The recent expansion of pharmaceutical nanotechnology (nanomedicines) and targeting strategies for antimicrobial delivery are highlighted and utilized in the applied fields of biomedicine, cosmetology, pharmaceutical, and food technologies. Nanoliposomes are artificially prepared membranous vesicles often composed of natural phospholipids and cholesterol. Their structure is similar to the cell membrane, and they can trap and release compounds with different properties, including both hydrophobic and hydrophilic drugs. Nanoliposomes can be used to achieve a slow release of drugs; the reduced particle size enhances the surface area, improving bioavailability and solubility, and thereby reducing its toxicity.
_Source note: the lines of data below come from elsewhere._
xv_status xv_kernel_first_layer(const xv_first_layer_desc* d) {
  if (!d) return Fail(XV_ERR_ARG, "xv_kernel_first_layer: null descriptor");
  return Guard([&] {
    const char* who = "xv_kernel_first_layer: ";
    if (!d->feats || !d->row_offsets || !d->dev_off || !d->w_hi || !d->w_lo || !d->bias || !d->out_hi || (d->bn && (!d->scale || !d->offset)))
      return Fail(XV_ERR_ARG, std::string(who) + "a required pointer is null");
    const int p = d->epi_prec;
    if (p != xv::kPrecBf16x3 && p != xv::kPrecFp16x3 && p != xv::kPrecFp16x2 && p != xv::kPrecFp16x3E)
      return Fail(XV_ERR_ARG, std::string(who) + "epi_prec must be XV_PREC_BF16X3, XV_PREC_FP16X3, XV_PREC_FP16X2 or XV_PREC_FP16X3E");
    if ((p == xv::kPrecBf16x3 || p == xv::kPrecFp16x3) && !d->out_lo) return Fail(XV_ERR_ARG, std::string(who) + "the split planes need out_lo");
    if (p == xv::kPrecFp16x3E && (!d->out_lo4 || !d->out_lo4_scale))
      return Fail(XV_ERR_ARG, std::string(who) + "XV_PREC_FP16X3E needs out_lo4 and out_lo4_scale");
    if (d->B < 1 || d->rows < xv::kFirstRows || d->rows % xv::kFirstRows || d->n_pad < xv::kBN || d->n_pad % xv::kBN ||
        d->ldo < d->n_pad || d->ldo % 64 || d->pad_left < 0 || d->pad_right < 0)
      return Fail(XV_ERR_ARG, std::string(who) + "bad geometry (rows: multiple of 64, n_pad: multiple of 128, ldo: multiple of 64, >= n_pad)");
    if (d->nrows < xv::kFirstRows || d->nrows % xv::kFirstRows || d->row0 < 0 || d->row0 % xv::kFirstRows || d->row0 + (long)d->nrows > d->rows)
      return Fail(XV_ERR_ARG, std::string(who) + "row0 and nrows must be multiples of 64 inside [0, rows]");
    if (d->dim < 1 || d->noff < 1 || d->noff > 8) return Fail(XV_ERR_ARG, std::string(who) + "dim >= 1 and 1 .. 8 offsets");
    int off[8];
    for (int j = 0; j < d->noff; ++j) {
      off[j] = d->off[j];
      if (off[j] < -15 || off[j] > 15) return Fail(XV_ERR_ARG, std::string(who) + "time offsets beyond +-15 frames");
    }
    if (!xv::FirstLayerApplicable(d->dim, d->noff, off))
      return Fail(XV_ERR_ARG, std::string(who) + "tdnn_first_kernel cannot run this shape (dim rounded up to 8 must be <= 24, noff x that <= 128, "
                                                 "and (64 + offset span) x that <= 2048)");
    if (d->seg_pad < d->dim || (long)(d->noff - 1) * d->seg_pad + d->dim > d->ldw)
      return Fail(XV_ERR_ARG, std::string(who) + "the weight planes do not hold noff segments of dim columns");
    const int ngrp = d->rows / xv::kRowAlign;
    std::vector<int32_t> grp_utt(ngrp, -1);
    long next_free = 0;
    if (d->row_offsets[0] < 0) return Fail(XV_ERR_ARG, std::string(who) + "negative row offset");
    for (int b = 0; b < d->B; ++b) {
      const long len = (long)d->row_offsets[b + 1] - d->row_offsets[b];
      const long span = (len + d->pad_left + d->pad_right + xv::kRowAlign - 1) / xv::kRowAlign * xv::kRowAlign;
      if (len < 1 || d->dev_off[b] % xv::kRowAlign || d->dev_off[b] < next_free || d->dev_off[b] + span > d->rows)
        return Fail(XV_ERR_ARG, std::string(who) + "chunk " + std::to_string(b) + ": empty, not on a 16-row boundary, overlapping or beyond rows");
      next_free = d->dev_off[b] + span;
      for (long g = d->dev_off[b] / xv::kRowAlign; g < next_free / xv::kRowAlign; ++g) grp_utt[g] = b;
    }
    std::vector<int32_t> grp_src((size_t)ngrp * 4);
    xv::FillFirstGroupSources(ngrp, grp_utt.data(), d->dev_off, d->row_offsets, d->pad_left, d->pad_right, grp_src.data());
    hipStream_t s = (hipStream_t)d->hip_stream;
    DevMem tab, wch, wcl;
    const size_t wc_bytes = (size_t)d->n_pad * xv::kFirstK * 2;
    hipError_t e = tab.Alloc(grp_src.size() * 4);
    if (e == hipSuccess) e = wch.Alloc(wc_bytes);
    if (e == hipSuccess) e = wcl.Alloc(wc_bytes);
    if (e == hipSuccess) e = hipMemcpy(tab.p, grp_src.data(), grp_src.size() * 4, hipMemcpyHostToDevice);
    if (e != hipSuccess) return Fail(XV_ERR_DEVICE, std::string("first_layer tables: ") + hipGetErrorString(e));
    xv::FirstArgs fa;
    memset(&fa, 0, sizeof fa);
    fa.g.n_tiles = d->n_pad / xv::kBN;
    fa.g.m_tiles = d->rows / xv::kBM;
    fa.g.relu = d->relu;
    fa.g.bn = d->bn;
    fa.g.bias = d->bias;
    fa.g.scale = d->scale;
    fa.g.offset = d->offset;
    fa.g.out_hi = (uint16_t*)d->out_hi;
    fa.g.out_lo = (uint16_t*)d->out_lo;
    fa.g.ldo = d->ldo;
    fa.g.out_lo4 = (uint8_t*)d->out_lo4;
    fa.g.out_lo4s = (uint8_t*)d->out_lo4_scale;
    fa.g.gmax_out = (unsigned*)d->gmax_out;
    fa.g.out_range = d->out_range;
    fa.feats = d->feats;
    fa.feats_valid_idx = (long)d->row_offsets[0] * d->dim;
    fa.grp_src = (const int4*)tab.p;
    fa.rows = d->rows;
    fa.dim = d->dim;
    fa.row0 = d->row0;
    fa.nrows = d->nrows;
    fa.noff = d->noff;
    for (int j = 0; j < d->noff; ++j) fa.off[j] = off[j];
    fa.wc_hi = (const uint16_t*)wch.p;
    fa.wc_lo = (const uint16_t*)wcl.p;
    fa.max_wgs = d->max_wgs > 0 ? d->max_wgs : 0;
    e = xv::launch_compact_first((const uint16_t*)d->w_hi, d->ldw, d->seg_pad, d->n_pad, d->noff, d->dim, (uint16_t*)wch.p, s);
    if (e == hipSuccess) e = xv::launch_compact_first((const uint16_t*)d->w_lo, d->ldw, d->seg_pad, d->n_pad, d->noff, d->dim, (uint16_t*)wcl.p, s);
    if (e == hipSuccess) e = xv::launch_tdnn_first(fa, p, s);
    const hipError_t e2 = hipStreamSynchronize(s);
    if (e != hipSuccess || e2 != hipSuccess)
      return Fail(XV_ERR_DEVICE, std::string("tdnn_first launch: ") + hipGetErrorString(e != hipSuccess ? e : e2));
    return XV_OK;
  });
}

xv_status xv_kernel_prep_input(const xv_prep_input_desc* d) {
  if (!d) return Fail(XV_ERR_ARG, "xv_kernel_prep_input: null descriptor");
  return Guard([&] {
    if (d->precision < xv::kPrecBf16x3 || d->precision > xv::kPrecFp16x3) return Fail(XV_ERR_ARG, "xv_kernel_prep_input: precision must be 0 .. 3");
    const bool split = xv::PrecXPlanes(d->precision) == 2;
    if (!d->feats || !d->src_off || !d->dev_off || !d->grp_utt || !d->out_hi || (split && !d->out_lo))
      return Fail(XV_ERR_ARG, "xv_kernel_prep_input: a required pointer is null");
    if (d->rows < xv::kBM || d->rows % xv::kBM || d->ld < xv::kBK || d->ld % xv::kBK || d->dim < 1 || d->dim > d->ld || d->pad_left < 0 ||
        d->pad_right < 0 || d->n_zero_words < 0 || (d->n_zero_words > 0 && !d->zero_words))
      return Fail(XV_ERR_ARG, "xv_kernel_prep_input: bad geometry (rows: multiple of 128, ld: multiple of 32, >= dim)");
    xv::PrepArgs a;
    memset(&a, 0, sizeof a);
    a.feats = d->feats;
    a.src_off = d->src_off;
    a.dev_off = d->dev_off;
    a.grp_utt = d->grp_utt;
    a.rows = d->rows;
    a.dim = d->dim;
    a.ld = d->ld;
    a.out_hi = (uint16_t*)d->out_hi;
    a.out_lo = (uint16_t*)d->out_lo;
    a.pad_left = d->pad_left;
    a.pad_right = d->pad_right;
    a.zero_words = (unsigned*)d->zero_words;
    a.n_zero_words = d->n_zero_words;
    const hipError_t e = xv::launch_prep_input(a, d->precision, (hipStream_t)d->hip_stream);
    if (e != hipSuccess) return Fail(XV_ERR_DEVICE, std::string("prep_input launch: ") + hipGetErrorString(e));
    return XV_OK;
  });
}

xv_status xv_kernel_pool_finalise(const xv_pool_finalise_desc* d) {
  if (!d) return Fail(XV_ERR_ARG, "xv_kernel_pool_finalise: null descriptor");
  return Guard([&] {
    if (d->precision < xv::kPrecBf16x3 || d->precision > xv::kPrecFp16x3) return Fail(XV_ERR_ARG, "xv_kernel_pool_finalise: precision must be 0 .. 3");
    const bool split = xv::PrecXPlanes(d->precision) == 2;
    if (!d->partial || !d->utt_grp0 || !d->utt_grp1 || !d->utt_count || !d->out_hi || (split && !d->out_lo))
      return Fail(XV_ERR_ARG, "xv_kernel_pool_finalise: a required pointer is null");
    if (d->B < 1 || d->dim < 1 || d->ldp < d->dim || d->ld < 2 * d->dim)
      return Fail(XV_ERR_ARG, "xv_kernel_pool_finalise: bad geometry (ldp >= dim, ld >= 2 dim)");
    xv::PoolArgs a;
    memset(&a, 0, sizeof a);
    a.partial = d->partial;
    a.ldp = d->ldp;
    a.utt_grp0 = d->utt_grp0;
    a.utt_grp1 = d->utt_grp1;
    a.utt_count = d->utt_count;
    a.B = d->B;
    a.dim = d->dim;
    a.var_floor = d->var_floor;
    a.out_hi = (uint16_t*)d->out_hi;
    a.out_lo = (uint16_t*)d->out_lo;
    a.ld = d->ld;
    const hipError_t e = xv::launch_pool_finalise(a, d->precision, (hipStream_t)d->hip_stream);
    if (e != hipSuccess) return Fail(XV_ERR_DEVICE, std::string("pool_finalise launch: ") + hipGetErrorString(e));
    return XV_OK;
  });
}

xv_status xv_kernel_frame_output(const xv_frame_output_desc* d) {
  if (!d) return Fail(XV_ERR_ARG, "xv_kernel_frame_output: null descriptor");
  return Guard([&] {
    if ((!d->src && !d->src16) || !d->out) return Fail(XV_ERR_ARG, "xv_kernel_frame_output: a required pointer is null");
    if (d->n_out < 1 || d->dim < 1 || d->ld < d->dim || d->out_ld < d->dim) return Fail(XV_ERR_ARG, "xv_kernel_frame_output: bad geometry");
    if (d->src16 && (!d->log_softmax || d->dim > 256 * 64))
      return Fail(XV_ERR_ARG, "xv_kernel_frame_output: fp16 logits are read by the log-softmax kernels only, rows of up to 16384 columns");
    xv::FrameOutArgs a;
    memset(&a, 0, sizeof a);
    a.src = d->src;
    a.src16 = (const uint16_t*)d->src16;
    a.ld = d->ld;
    a.out_row = d->out_row;
    a.n_out = d->n_out;
    a.dim = d->dim;
    a.log_softmax = d->log_softmax;
    a.out = d->out;
    a.out_ld = d->out_ld;
    const hipError_t e = xv::launch_frame_output(a, (hipStream_t)d->hip_stream);
    if (e != hipSuccess) return Fail(XV_ERR_DEVICE, std::string("frame_output launch: ") + hipGetErrorString(e));
    return XV_OK;
  });
}

static xv_status PackMxResidualImpl(bool walk64, const float* w, const uint16_t* w_hi_f16, int32_t n_pad, int32_t nseg,
                                    const int32_t* seg_src, const int32_t* seg_shift, const int32_t* seg_klen, uint8_t* w4,
                                    uint8_t* w4_scale) {
  if (!w || !w_hi_f16 || !seg_src || !seg_shift || !seg_klen || !w4 || !w4_scale || nseg < 1 || nseg > xv::kMaxSeg || n_pad < 1)
    return Fail(XV_ERR_ARG, "xv_pack_mx_residual: bad argument");
  return Guard([&] {
    long key[xv::kMaxSeg];
    int shift[xv::kMaxSeg], ksteps[xv::kMaxSeg], k_pad = 0;
    for (int j = 0; j < nseg; ++j) {
      if (seg_klen[j] % xv::kBK) return Fail(XV_ERR_ARG, "xv_pack_mx_residual: k_len must be a multiple of 32");
      key[j] = seg_src[j];
      shift[j] = seg_shift[j];
      ksteps[j] = seg_klen[j] / xv::kBK;
      k_pad += seg_klen[j];
    }
    xv::WalkGroup wg[xv::kMaxSeg];
    const int ng = xv::PlanWalkGroups(nseg, key, shift, ksteps, wg);
    std::vector<int> step_wcol(k_pad / xv::kBK);
    bool ok = false;
    if (walk64) xv::PlanWalkSteps64(ng, wg, step_wcol.data(), (int)step_wcol.size(), &ok);
    else xv::PlanWalkSteps(ng, wg, step_wcol.data(), (int)step_wcol.size(), &ok);
    if (!ok) return Fail(XV_ERR_ARG, "xv_pack_mx_residual: a K group is not a multiple of four steps");
    const int ldw4 = k_pad / xv::kBK / 4 * 64;
    std::vector<float> res(k_pad);
    for (int n = 0; n < n_pad; ++n) {
      for (int k = 0; k < k_pad; ++k) res[k] = w[(size_t)n * k_pad + k] - xv::host_f16_to_f32(w_hi_f16[(size_t)n * k_pad + k]);
      xv::PackMxRow(res.data(), k_pad, step_wcol.data(), w4 + (size_t)n * ldw4, w4_scale + (size_t)n * (k_pad / xv::kBK));
    }
    return XV_OK;
  });
}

As pharmaceutical nanocarriers, liposomes have been extensively studied for topical/ dermal use against fungal diseases and as alternative therapy for diseases such as tuberculosis, due to the increase of antimicrobial efficacy, improving the interactions between pathogen and encapsulated drugs. Conventional liposomes have some limitations, such as low stability for long periods of storage and rapid uptake. Actually, a new generation of liposomes is developed with modifications in their surface, optimized size, high loading efficiency, ease of interaction with the cell membrane, and increased target specificity, gaining novel applications and increasing attention in the medicine area.